NETHERLANDS: In the Netherlands followers of the assassinated Mr Pim Fortuyn have chosen a new leader, as political parties prepared to negotiate a new coalition government.
List Pim Fortuyn, which emerged as the second largest party in Wednesday's election, chose Mr Mat Herben (49), the party spokesman, as leader.
Mr Jan Peter Balkenende, the Christian Democrat leader whose party won most seats in the new parliament, is to start coalition talks with List Pim Fortuyn and the Liberal VVD.
Mr Herben said yesterday his party expected to be in the new government.
"We want to create a stable government to fulfil the aims of our party on health, education and reducing crime," he said.

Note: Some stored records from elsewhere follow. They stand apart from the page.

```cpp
extern "C" int vpho_conv2d_nhwc_f32(const vpho_conv_desc* dp, void* stream) {
    VPHO_REQUIRE(dp != nullptr, "vpho_conv2d_nhwc_f32: null descriptor");
    const vpho_conv_desc& d = *dp;
    VPHO_REQUIRE(d.x && d.w && d.y, "vpho_conv2d_nhwc_f32: null tensor");
    VPHO_REQUIRE(d.N > 0 && d.H > 0 && d.W > 0 && d.Cin > 0 && d.Cout > 0 && d.KH > 0 && d.KW > 0 && d.stride > 0,
                 "vpho_conv2d_nhwc_f32: non-positive dimension");
    VPHO_REQUIRE(d.Cin % 4 == 0 && d.x_ld % 4 == 0 && d.x_ld >= d.Cin, "vpho_conv2d_nhwc_f32: Cin=%d x_ld=%d must be multiples of 4, x_ld>=Cin", d.Cin, d.x_ld);
    VPHO_REQUIRE(((uintptr_t)d.x & 15) == 0 && ((uintptr_t)d.w & 15) == 0, "vpho_conv2d_nhwc_f32: x/w must be 16-byte aligned");
    VPHO_REQUIRE((d.in_scale == nullptr) == (d.in_shift == nullptr), "vpho_conv2d_nhwc_f32: in_scale/in_shift must come together");
    VPHO_REQUIRE(d.in_scale == nullptr || (((uintptr_t)d.in_scale & 15) == 0 && ((uintptr_t)d.in_shift & 15) == 0), "vpho_conv2d_nhwc_f32: in_scale/in_shift alignment");
    VPHO_REQUIRE(d.OH > 0 && d.OW > 0, "vpho_conv2d_nhwc_f32: empty output");
    VPHO_REQUIRE((d.OH - 1) * d.stride - d.pad_y < d.H && (d.OW - 1) * d.stride - d.pad_x < d.W, "vpho_conv2d_nhwc_f32: output larger than input allows");
    long long M = (long long)d.N * d.OH * d.OW;
    VPHO_REQUIRE(M < (1ll << 31), "vpho_conv2d_nhwc_f32: too many output pixels");
    Geo g;
    g.d = d;
    g.M = (int)M;
    g.K = d.KH * d.KW * d.Cin + (d.x2 ? d.Cin2 : 0);
    const int splits = d.splits > 1 ? d.splits : 1;
    g.w_ld = d.w_ld > 0 ? d.w_ld : g.K;
    g.x_zs = splits > 1 ? d.x_split : 0; g.w_zs = splits > 1 ? d.w_split : 0; g.y_zs = splits > 1 ? d.y_split : 0;
    g.b_zs = g.r_zs = g.x2_zs = g.pre_zs = g.ru_zs = 0;
    const int groups = d.groups > 1 ? d.groups : 1;
    if (groups > 1) {
        VPHO_REQUIRE(splits == 1 && !d.row_map && !d.gate && !d.w_planes, "vpho_conv2d_nhwc_f32: grouped launches take no splits / pixel list / gate / bf16 planes");
        VPHO_REQUIRE(d.x_group >= 0 && d.w_group > 0 && d.y_group > 0 && d.x_group % 4 == 0 && d.w_group % 4 == 0 && d.y_group % 4 == 0 && d.bias_group % 4 == 0 &&
                     d.res_group % 4 == 0 && d.x2_group % 4 == 0 && d.pre_group % 4 == 0 && d.ru_group % 4 == 0,
                     "vpho_conv2d_nhwc_f32: group strides must be non-negative multiples of 4 floats (x_group may be 0: a shared input)");
        g.x_zs = d.x_group; g.w_zs = d.w_group; g.y_zs = d.y_group; g.b_zs = d.bias_group; g.r_zs = d.res_group; g.x2_zs = d.x2_group;
        g.pre_zs = d.pre_group; g.ru_zs = d.ru_group;
    }
    const int ny = splits * groups;
    VPHO_REQUIRE(g.w_ld >= g.K && g.w_ld % 4 == 0 && g.x_zs % 4 == 0 && g.w_zs % 4 == 0, "vpho_conv2d_nhwc_f32: w_ld / split strides must be multiples of 4, w_ld >= K");
    VPHO_REQUIRE(splits == 1 || (!d.res && !d.bias && !d.in_scale && !d.gate), "vpho_conv2d_nhwc_f32: split launches produce plain partial sums (no bias / residual / prologue / gate)");
    g.y_linear = (d.y_sy == d.y_sx * d.OW && d.y_sn == d.y_sy * d.OH) ? 1 : 0;
    g.r_linear = (d.res == nullptr) || (d.r_sy == d.r_sx * d.OW && d.r_sn == d.r_sy * d.OH) ? 1 : 0;
    VPHO_REQUIRE((d.row_map == nullptr) == (d.row_count == nullptr), "vpho_conv2d_nhwc_f32: row_map / row_count must come together");
    if (d.row_map) {
        VPHO_REQUIRE(splits == 1 && !d.gate, "vpho_conv2d_nhwc_f32: pixel-list launches take no splits / gate");
        if (!d.rows_scatter) g.y_linear = g.r_linear = 1;
    }
    auto al16 = [](const void* p) { return ((uintptr_t)p & 15) == 0; };
    g.vec_epilogue = (d.Cout % 4 == 0 && al16(d.y) && d.y_sx % 4 == 0 && d.y_sy % 4 == 0 && d.y_sn % 4 == 0 &&
                      (!d.bias || al16(d.bias)) &&
                      (!d.gate || al16(d.gate)) &&
                      (!d.res || (al16(d.res) && d.r_sx % 4 == 0 && d.r_sy % 4 == 0 && d.r_sn % 4 == 0))) ? 1 : 0;
    const char* dbg_env = getenv("VPHO_CONV_DBG");
    g.dbg = dbg_env ? (atoi(dbg_env) & (8 | 16)) : 0;
    if (d.x2) {
        VPHO_REQUIRE(d.KH == 1 && d.KW == 1 && d.pad_y == 0 && d.pad_x == 0 && d.Cin % BK == 0 && d.Cin2 > 0 && d.Cin2 % BK == 0 && d.x2_ld % 4 == 0 &&
                     d.x2_ld >= d.Cin2 && d.stride2 > 0 && al16(d.x2) && !d.row_map && !d.in_scale && splits == 1 && !d.w_planes,
                     "vpho_conv2d_nhwc_f32: x2 needs a 1x1 unpadded convolution, Cin and Cin2 multiples of 32, no pixel list / prologue / splits / planes");
        VPHO_REQUIRE((d.OH - 1) * d.stride2 < d.H2 && (d.OW - 1) * d.stride2 < d.W2 && 4.0 * d.N * d.H2 * d.W2 * (double)d.x2_ld < 3.9e9,
                     "vpho_conv2d_nhwc_f32: x2 of %d x %d pixels read at stride %d does not cover the %d x %d output (or exceeds 3.9 GB)", d.H2, d.W2, d.stride2, d.OH, d.OW);
    }
    if (d.res_up) {
        VPHO_REQUIRE(!d.res && !d.gate && splits == 1 && d.ru_H > 0 && d.ru_W > 0 && d.ru_ld >= d.Cout && d.ru_ld % 4 == 0 && al16(d.res_up),
                     "vpho_conv2d_nhwc_f32: res_up needs no res / gate / splits, a (N, ru_H, ru_W, ru_ld >= Cout) map with ru_ld %% 4 == 0, 16-byte aligned");
        VPHO_REQUIRE(g.vec_epilogue && d.in_scale == nullptr && !d.w_planes && (!d.row_map || d.rows_scatter),
                     "vpho_conv2d_nhwc_f32: res_up needs 16-byte addressable output rows, no prologue affine, no split-bf16 planes, scattered pixel lists");
        VPHO_REQUIRE(4.0 * d.N * d.ru_H * d.ru_W * (double)d.ru_ld < 3.9e9, "vpho_conv2d_nhwc_f32: res_up map too large");
    }
    hipStream_t s = (hipStream_t)stream;
    if (d.stats_rows) *d.stats_rows = 0;
    const bool stats_shape = g.vec_epilogue && splits == 1 && groups == 1 && !d.row_map && !d.w_planes && (d.in_scale == nullptr);
    if (d.bn_x) {
        VPHO_REQUIRE(d.stats && d.stats_rows && d.bn_mean && d.bn_invstd && (d.gate || (d.bn_gamma && d.bn_beta)),
                     "vpho_conv2d_nhwc_f32: bn_x needs stats, stats_rows, mean / invstd and -- without a stored gate -- gamma / beta");
        VPHO_REQUIRE((stats_shape || d.gate) && al16(d.bn_x) && al16(d.bn_mean) && al16(d.bn_invstd) && (!d.bn_gamma || (al16(d.bn_gamma) && al16(d.bn_beta))),
                     "vpho_conv2d_nhwc_f32: bn_x without a stored gate is served by the direct-to-LDS 16-byte epilogue only (Cout %% 4 == 0, aligned, no splits / groups / pixel list / prologue / planes)");
    }
    VPHO_REQUIRE(!d.stats || (d.stats_rows && d.stats_cap > 0 && al16(d.stats)), "vpho_conv2d_nhwc_f32: stats needs stats_rows (host) and stats_cap");
    const long long big_tiles = ((M + 127) / 128) * ((d.Cout + 127) / 128) * ny;
    const double m_acc = (d.row_map && d.rows_hint > 0) ? (double)d.rows_hint : (double)M;
    const double flops = 2.0 * m_acc * d.Cout * g.K * ny;
    const double bytes = groups * 4.0 * ((double)d.N * d.H * d.W * d.Cin + (d.x2 ? (double)d.N * d.OH * d.OW * d.Cin2 : 0.0) + (double)d.Cout * g.K + m_acc * d.Cout * (d.res ? 2 : 1) + d.Cout + (d.res_up ? (double)d.N * d.ru_H * d.ru_W * d.Cout : 0.0));
    static const int force_tile = getenv("VPHO_CONV_TILE") ? atoi(getenv("VPHO_CONV_TILE")) : 0;
    const long long tiles_12864 = ((M + 127) / 128) * ((d.Cout + 63) / 64) * ny;
    int variant = 64;
    if (big_tiles >= 256 && d.Cout % 128 == 0) variant = 1288;
    else if (tiles_12864 >= 256 && d.Cout >= 48) variant = 12864;
    if (force_tile) variant = force_tile;
    bool stats_kernel = false, stats_failed = false;
    auto launch = [&](auto kernel, int bm, int bn, int threads, int cls) {
        vpho::ProfScope prof(cls, s, flops, bytes);
        g.tiles_m = (int)((M + bm - 1) / bm); g.tiles_n = (d.Cout + bn - 1) / bn;
        g.ntiles = g.tiles_m * g.tiles_n;
        if (d.stats) {
            const bool on = stats_kernel && stats_shape && g.tiles_m <= d.stats_cap;
            if (on) {
                *d.stats_rows = g.tiles_m;
                if (d.bn_x && d.bn_gamma) g.d.gate = nullptr;
            } else {
                g.d.stats = nullptr;
                if (d.bn_x) { if (!d.gate) { stats_failed = true; return; } g.d.bn_x = nullptr; }
            }
        }
        hipLaunchKernelGGL(kernel, dim3((g.ntiles + 7) / 8 * 8, ny), dim3(threads), 0, s, g);
    };
    static const int no_glds = getenv("VPHO_CONV_NO_GLDS") ? atoi(getenv("VPHO_CONV_NO_GLDS")) : 0;
    const double x_extent = 4.0 * (((double)d.N * d.H * d.W - 1) * d.x_ld + d.Cin + (double)(ny - 1) * (double)g.x_zs);
    const double w_extent = 4.0 * (((double)d.Cout - 1) * g.w_ld + g.K + (double)(ny - 1) * (double)g.w_zs);
    VPHO_REQUIRE(x_extent < 3.9e9 && w_extent < 3.9e9 && g.x_zs >= 0 && g.w_zs >= 0,
                 "vpho_conv2d_nhwc_f32: input (%.2f GB) and weights (%.2f GB) must each stay below 3.9 GB", x_extent * 1e-9, w_extent * 1e-9);
    static const int no_uni = getenv("VPHO_CONV_NO_UNI") ? atoi(getenv("VPHO_CONV_NO_UNI")) : 0;
    g.uni = (d.Cin % BK == 0 && d.pad_y >= 0 && d.pad_x >= 0 && !no_uni) ? 1 : 0;
    const bool pre_on_read = d.in_scale != nullptr && g.uni && d.KH == 1 && d.KW == 1 && d.pad_y == 0 && d.pad_x == 0 && d.Cin <= GLDS_PRE_MAX;
    const bool glds = (d.in_scale == nullptr || pre_on_read) && (!no_glds || d.res_up != nullptr || d.x2 != nullptr || d.bn_x != nullptr);
    stats_kernel = glds && variant != 128;
    VPHO_REQUIRE(!d.x2 || (g.uni && variant != 128), "vpho_conv2d_nhwc_f32: x2 is served by the direct-to-LDS kernels with wave-uniform taps only");
    VPHO_REQUIRE(!d.res_up || variant != 128, "vpho_conv2d_nhwc_f32: res_up is not served by the forced register-staged tile");
    const bool split_ok = d.w_planes != nullptr && (d.plane_terms == 6 || d.plane_terms == 9) && d.in_scale == nullptr && splits == 1 && !d.gate &&
                          d.Cin % SBK == 0 && g.vec_epilogue && d.pad_y >= 0 && d.pad_x >= 0 && g.w_ld == g.K &&
                          ((uintptr_t)d.w_planes & 15) == 0 && 6.0 * d.Cout * g.K < 3.9e9;
    if (split_ok) {
        const bool x9 = d.plane_terms == 9;
        switch (variant) {
            case 128: case 1288:
                if (x9) launch(conv_igemm_split_kernel<128, 128, 4, 2, 9>, 128, 128, 512, vpho::PROF_CONV128);
                else    launch(conv_igemm_split_kernel<128, 128, 4, 2, 6>, 128, 128, 512, vpho::PROF_CONV128);
                break;
            case 12864:
                if (x9) launch(conv_igemm_split_kernel<128, 64, 4, 2, 9>, 128, 64, 512, vpho::PROF_CONV128x64);
                else    launch(conv_igemm_split_kernel<128, 64, 4, 2, 6>, 128, 64, 512, vpho::PROF_CONV128x64);
                break;
            default:
                if (x9) launch(conv_igemm_split_kernel<64, 64, 2, 2, 9>, 64, 64, 256, vpho::PROF_CONV64);
                else    launch(conv_igemm_split_kernel<64, 64, 2, 2, 6>, 64, 64, 256, vpho::PROF_CONV64);
                break;
        }
        return vpho::check_launch("conv_igemm_split_kernel");
    }
    {
        const char* pe = getenv("VPHO_CONV_PERS");
        const int pers = pe ? atoi(pe) : 1;
        static int slots_of[64] = {0};
        int dev = 0;
        VPHO_HIP(hipGetDevice(&dev));
        int& slots = slots_of[dev & 63];
        if (!slots) {
            hipDeviceProp_t prop;
            VPHO_HIP(hipGetDeviceProperties(&prop, dev));
            slots = 2 * prop.multiProcessorCount;
        }
        const double y_extent = 4.0 * ((double)(d.N - 1) * d.y_sn + (double)(d.OH - 1) * d.y_sy + (double)(d.OW - 1) * d.y_sx + d.Cout);
        const double r_extent = d.res ? 4.0 * ((double)(d.N - 1) * d.r_sn + (double)(d.OH - 1) * d.r_sy + (double)(d.OW - 1) * d.r_sx + d.Cout) : 0.0;
        const bool simple = d.KH == 1 && d.KW == 1 && d.pad_y == 0 && d.pad_x == 0;
        const bool ok = pers && variant == 1288 && glds && !pre_on_read && d.in_scale == nullptr && g.uni && simple && g.vec_epilogue && !d.row_map && !d.res_up &&
                        !d.gate && !d.bn_x && splits == 1 && y_extent < 3.9e9 && r_extent < 3.9e9 && d.y_sn >= 0 && d.y_sy >= 0 && d.y_sx >= 0 &&
                        (!d.x2 || 4.0 * d.N * d.H2 * d.W2 * (double)d.x2_ld < 3.9e9);
        if (ok && (big_tiles > slots || pers >= 2)) {
            vpho::ProfScope prof(vpho::PROF_CONV128, s, flops, bytes);
            g.tiles_m = (int)((M + 127) / 128); g.tiles_n = (d.Cout + 127) / 128;
            g.ntiles = g.tiles_m * g.tiles_n;
            if (d.stats) {
                if (stats_shape && g.tiles_m <= d.stats_cap) *d.stats_rows = g.tiles_m; else g.d.stats = nullptr;
            }
            const int grid = (int)std::min<long long>((g.ntiles + 7) / 8 * 8, std::max(8, slots / groups / 8 * 8));
            if (g.d.stats) hipLaunchKernelGGL((conv_igemm_pers_bn_kernel<128, 128, 4, 2>), dim3(grid, groups), dim3(512), 0, s, g);
            else hipLaunchKernelGGL((conv_igemm_pers_kernel<128, 128, 4, 2>), dim3(grid, groups), dim3(512), 0, s, g);
            return vpho::check_launch("conv_igemm_pers_kernel");
        }
    }
    switch (variant) {
        case 128:  launch(conv_igemm_kernel<128, 128, 2, 2, 1>, 128, 128, 256, vpho::PROF_CONV128); break;
        case 1288:
            if (glds && pre_on_read) launch(conv_igemm_glds_kernel<128, 128, 4, 2, true>, 128, 128, 512, vpho::PROF_CONV128);
            else if (glds) launch(conv_igemm_glds_kernel<128, 128, 4, 2>, 128, 128, 512, vpho::PROF_CONV128);
            else      launch(conv_igemm_kernel<128, 128, 4, 2, 1>, 128, 128, 512, vpho::PROF_CONV128);
            break;
        case 12864:
            if (glds && pre_on_read) launch(conv_igemm_glds_kernel<128, 64, 4, 2, true>, 128, 64, 512, vpho::PROF_CONV128x64);
            else if (glds) launch(conv_igemm_glds_kernel<128, 64, 4, 2>, 128, 64, 512, vpho::PROF_CONV128x64);
            else      launch(conv_igemm_kernel<128, 64, 4, 2, 1>, 128, 64, 512, vpho::PROF_CONV128x64);
            break;
        default:
            if (glds && pre_on_read) launch(conv_igemm_glds_kernel<64, 64, 2, 2, true>, 64, 64, 256, vpho::PROF_CONV64);
            else if (glds) launch(conv_igemm_glds_kernel<64, 64, 2, 2>, 64, 64, 256, vpho::PROF_CONV64);
            else      launch(conv_igemm_kernel<64, 64, 2, 2, 1>, 64, 64, 256, vpho::PROF_CONV64);
            break;
    }
    if (stats_failed)
        return vpho::fail("vpho_conv2d_nhwc_f32: bn_x: the launch needs %d partial rows (stats_cap %d) or runs a kernel without the BatchNorm epilogue (tile %d)",
                          g.tiles_m, d.stats_cap, variant);
    return vpho::check_launch("conv_igemm_kernel");
}
```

A former defence ministry spokesman, Mr Herben lacks Mr Fortuyn's charisma but in a party of political newcomers he will be viewed as a safe choice for leader. Analysts predicted yesterday he would be willing to compromise, pointing out that he did not mention the party's demand for a halt to immigration.
Dutch newspapers suggested that Mr Wim Kok's centre-left government had itself to blame for losing power on Wednesday. Mr Kok's Labour Party lost almost half its seats and the new leader, Mr Ad Melkert, has resigned.
The editorials said Mr Kok was so focused on balancing the state budget that he ignored citizens' concerns about deterioriating public services, rising crime and immigration.
Mr Balkenende has indicated the new government will crack down on crime and could even close the Netherlands's famous coffee shops which sell marijuana. The government is likely to oblige immigrants to integrate more fully into Dutch society and could toughen rules for asylum-seekers.
The Netherlands's European Commissioner, Mr Frits Bolkestein, predicted yesterday the new government will collapse within months. Speaking in Brussels, he said the election result guaranteed instability.
"The outcome has created a completely unpredictable, unpredicted and new situation in my country, with a lopsided parliament and therefore it's very difficult to foresee what will be the outcome of that parliament, and what the next government will look like," he said.
Mr Bolkestein, a former leader of the Liberal VVD, said Mr Fortuyn had wreaked havoc in death as well as in life and that the Dutch election showed the perils of politicians trying to get too close to the people.
"May I use this opportunity to throw a seed of doubt on the principle of getting very close to the man in the street and listening very carefully to what he wants to do and then doing it. Perhaps that principle should be a bit relativised. Perhaps there should be a certain distance between the politicians and the people who elect them," he said.
Berlin's Tagesspiegel newspaper warned: "A startled Europe is rubbing its eyes: whether Norway, Denmark, Switzerland, Austria, Italy, Portugal, France, Belgium or now Holland - everywhere the right-wing populists are on the march. Europe is sick. It would help if this election finally made it aware of this."